'We can't keep producing records if you keep not paying for them' - jseliger
http://www.independent.ie/entertainment/music/we-cant-keep-producing-records-if-you-keep-not-paying-for-them-fight-like-apes-spell-out-musics-new-reality-35207558.html
======
LordWinstanley
Swings and Roundabouts.

On the other side of the coin:

I'm an old-timer who remembers trying to get somewhere as a band back in the
1980s: Endless pub gigs, trying to get noticed. Endless posting cassette tapes
out to music magazines, hoping to get a review. All the effort required, just
to try and gain a small local following.

Nowadays, armed with little more than a smartphone or a laptop, you can have
your music and videos made instantly available to a global audience, with
practically zero cost involved.

I can't help but fall back on the time-honoured older generation put down:
"Kids today. You don't know you're born!"

Final thought:

Isn't being in a band supposed to be about the creative urge, the love of
music, anyway? If you're giving it up because you're not earning enough, then
you're treating it as a commercial venture.
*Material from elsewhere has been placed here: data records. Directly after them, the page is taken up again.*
int run_ksw(br_ctx *c, hipStream_t st, const KswRun &R) {
  if (R.n_prob <= 0) return BR_OK;
  const uint64_t n_all = (uint64_t)R.n_prob;
  const uint64_t qmax = std::max<uint64_t>(R.qmax, 1), tmax = std::max<uint64_t>(R.tmax, 1);
  KswArgs K{};
  K.n_prob = R.n_prob; K.probs = R.probs; K.results = R.results; K.seq_arena = R.seq_arena; K.clip_ops = R.clip_ops;
  K.stats = R.stats;
  K.raw_out = R.raw_out; K.raw_n = R.raw_n; K.max_out = R.max_out; K.raw_cap = R.raw_cap;
  auto general = [&](uint64_t n_work, uint64_t q_hi, uint64_t t_hi, const uint32_t *list, const uint32_t *n_list) -> int {
    q_hi = std::max<uint64_t>(q_hi, 1); t_hi = std::max<uint64_t>(t_hi, 1);
    K.tmax = (uint32_t)t_hi;
    K.pmat_bytes = (size_t)(((q_hi + t_hi) * t_hi + 15) & ~15ull);
// ... 411 lines not shown
  D.gd = c->d_desc.as<uint2>(); D.dpos = c->d_desc.as<uint2>() + n; D.hi0 = c->d_hi0.as<uint32_t>(); D.counters = c->counters_d.as<uint64_t>(); D.tot = d_tot;

  SideWork seeds(c, st, ax2), pair_big(c, st, ax), group_desc(c, st, ax), big_emit(c, st, ax);
  HIPCHK(hipMemsetAsync(dz, 0, (GD_COUNTER_WORDS + 4) * 8, st));
  RC(pair_big.fork());
  RC(segment_stage(c, st, dc, b, pf));
  RC(pf.begin(BR_K_GROUP_IDS));
  launch_group_ids(st, ng, b->group_off, c->aln_group.as<uint32_t>());
  RC(pf.end());
  RC(count_pass(c, st, A, pf, true, true));
  if (c->rows_busy_set) { HIPCHK(hipStreamWaitEvent(st, c->rows_busy, 0)); }
  const int big_blocks = c->n_cu * 4;
  uint64_t kept = 0, arena = 0, n_simple = 0, n_rows = 0, n_raw = 0;
  bool expanded_ahead = false;
  if (have_names) {
    RC(seeds.fork());
    RC(pf.begin(BR_K_NAME_SEED, ax2));
    launch_name_seed(ax2, D);
    RC(pf.end());
    RC(seeds.done());
  }
  for (int attempt = 0;; attempt++) {
    if (attempt) {
      HIPCHK(hipMemsetAsync(dz, 0, (GD_COUNTER_WORDS + 2) * 8, st));
      HIPCHK(hipMemsetAsync(D.pm_n, 0, 4, st));
    }
    RC(pair_big.fork());
    RC(pf.begin(BR_K_PAIR_BIG, ax));
    launch_big_collect(ax, A, D, big_blocks);
    launch_pair_big(ax, D, big_blocks);
    RC(pf.end());
    RC(pair_big.done());
    RC(pf.begin(BR_K_PAIR_MASK));
    launch_pair_mask(st, D, c->n_cu * 2);
    RC(pf.end());
    RC(pair_big.join());
    RC(group_desc.fork());
    if (have_names) RC(seeds.join_on(ax));
    RC(pf.begin(BR_K_GROUP_DESC, ax));
    launch_group_desc(ax, D);
    RC(pf.end());
    RC(group_desc.done());
    RC(pf.begin(BR_K_SCAN));
    launch_scan5(st, D, c->tile_sums.as<uint64_t>(), d_tot);
    RC(pf.end());
    expanded_ahead = false;
    if (c->m_aln.cap >= 4) {
      D.m_aln = c->m_aln.as<uint32_t>(); D.m_aln_cap = c->m_aln.cap / 4;
      RC(pf.begin(BR_K_EXPAND_ROWS));
      launch_expand_rows(st, D);
      RC(pf.end());
      expanded_ahead = true;
    }
    HIPCHK(hipMemcpyAsync(rb->scan, d_tot, sizeof(rb->scan), hipMemcpyDeviceToHost, st));
    HIPCHK(hipMemcpyAsync(rb->side, dz + GD_COUNTER_WORDS, sizeof(rb->side), hipMemcpyDeviceToHost, st));
    HIPCHK(hipStreamSynchronize(st));
    c->d_side_attempts = attempt + 1;
    if (rb->side[1]) {
      if (attempt >= 3) return BR_ERR_CAPACITY;
      RC(group_desc.wait_host());
      c->d_side_cap = rb->side[0] + rb->side[0] / 4 + 4096;
      RC(c->d_side.ensure((size_t)c->d_side_cap * sizeof(uint2)));
      D.side = c->d_side.as<uint2>(); D.side_cap = c->d_side_cap;
      continue;
    }
    kept = rb->scan[TOT_MATCHES]; arena = rb->scan[TOT_ARENA]; n_simple = rb->scan[TOT_SIMPLE]; n_rows = rb->scan[TOT_ROWS]; n_raw = rb->scan[TOT_RAW];
    break;
// ... 320 lines not shown
    tmp.total_processed = (uint64_t)b->n_aln;
    if (tmp.row_off) { c->last_rows = tmp; c->last_group_off = b->group_off; c->last_n_groups = b->n_groups; }
  }
  DevBuf stats; RC(stats.ensure(8 * 8));
  HIPCHK(hipMemsetAsync(stats.p, 0, 8 * 8, st));
  StatsArgs T{};
  T.ix = c->ix->dev; T.n_aln = b->n_aln; T.ref_id = b->ref_id; T.cigar_off = b->cigar_off;
  T.seg = c->seg.as<uint2>(); T.head = c->head.as<uint4>(); T.head2 = c->head2.as<uint4>(); T.out = stats.as<uint64_t>();
  int64_t nm = (int64_t)c->counters[6];
  launch_stats(st, T, nm ? c->m_p.as<uint2>() : nullptr, c->match_off.as<uint32_t>(), c->n_matches.as<uint32_t>());
  uint64_t h[8];
  HIPCHK(hipMemcpyAsync(h, stats.p, 8 * 8, hipMemcpyDeviceToHost, st));
  HIPCHK(hipStreamSynchronize(st));
  uint64_t n = (uint64_t)b->n_aln;
  c->counters[3] = h[3]; c->counters[4] = h[4]; c->counters[5] = h[5]; c->counters[7] = h[7];
  c->counters[0] = 24ull * n + 4ull * h[3];
  c->counters[1] = h[1];
  c->counters[2] = 4ull * n + 24ull * (uint64_t)nm + 4ull * h[7];
  return BR_OK;
}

In which case, the market has
spoken and they obviously don't like your product enough.

------
davidgerard
And yet records are being produced in greater quantities than ever, and usable
recording quality in 2016 is trivially cheap.

Your problem is competition. [http://rocknerd.co.uk/2013/09/13/culture-is-not-
about-aesthe...](http://rocknerd.co.uk/2013/09/13/culture-is-not-about-
aesthetics-punk-rock-is-now-enforced-by-law/)

(I fully concur that it sucks; the new world is great for culture, not so
great for aesthetics and crappy for professional musicians. Unfortunately, the
record industry is funded entirely from people's _discretionary_ income, and
times are tough and attitudes are hard. So the first thing is to get the
population feeling more economically secure and increase consumer confidence.)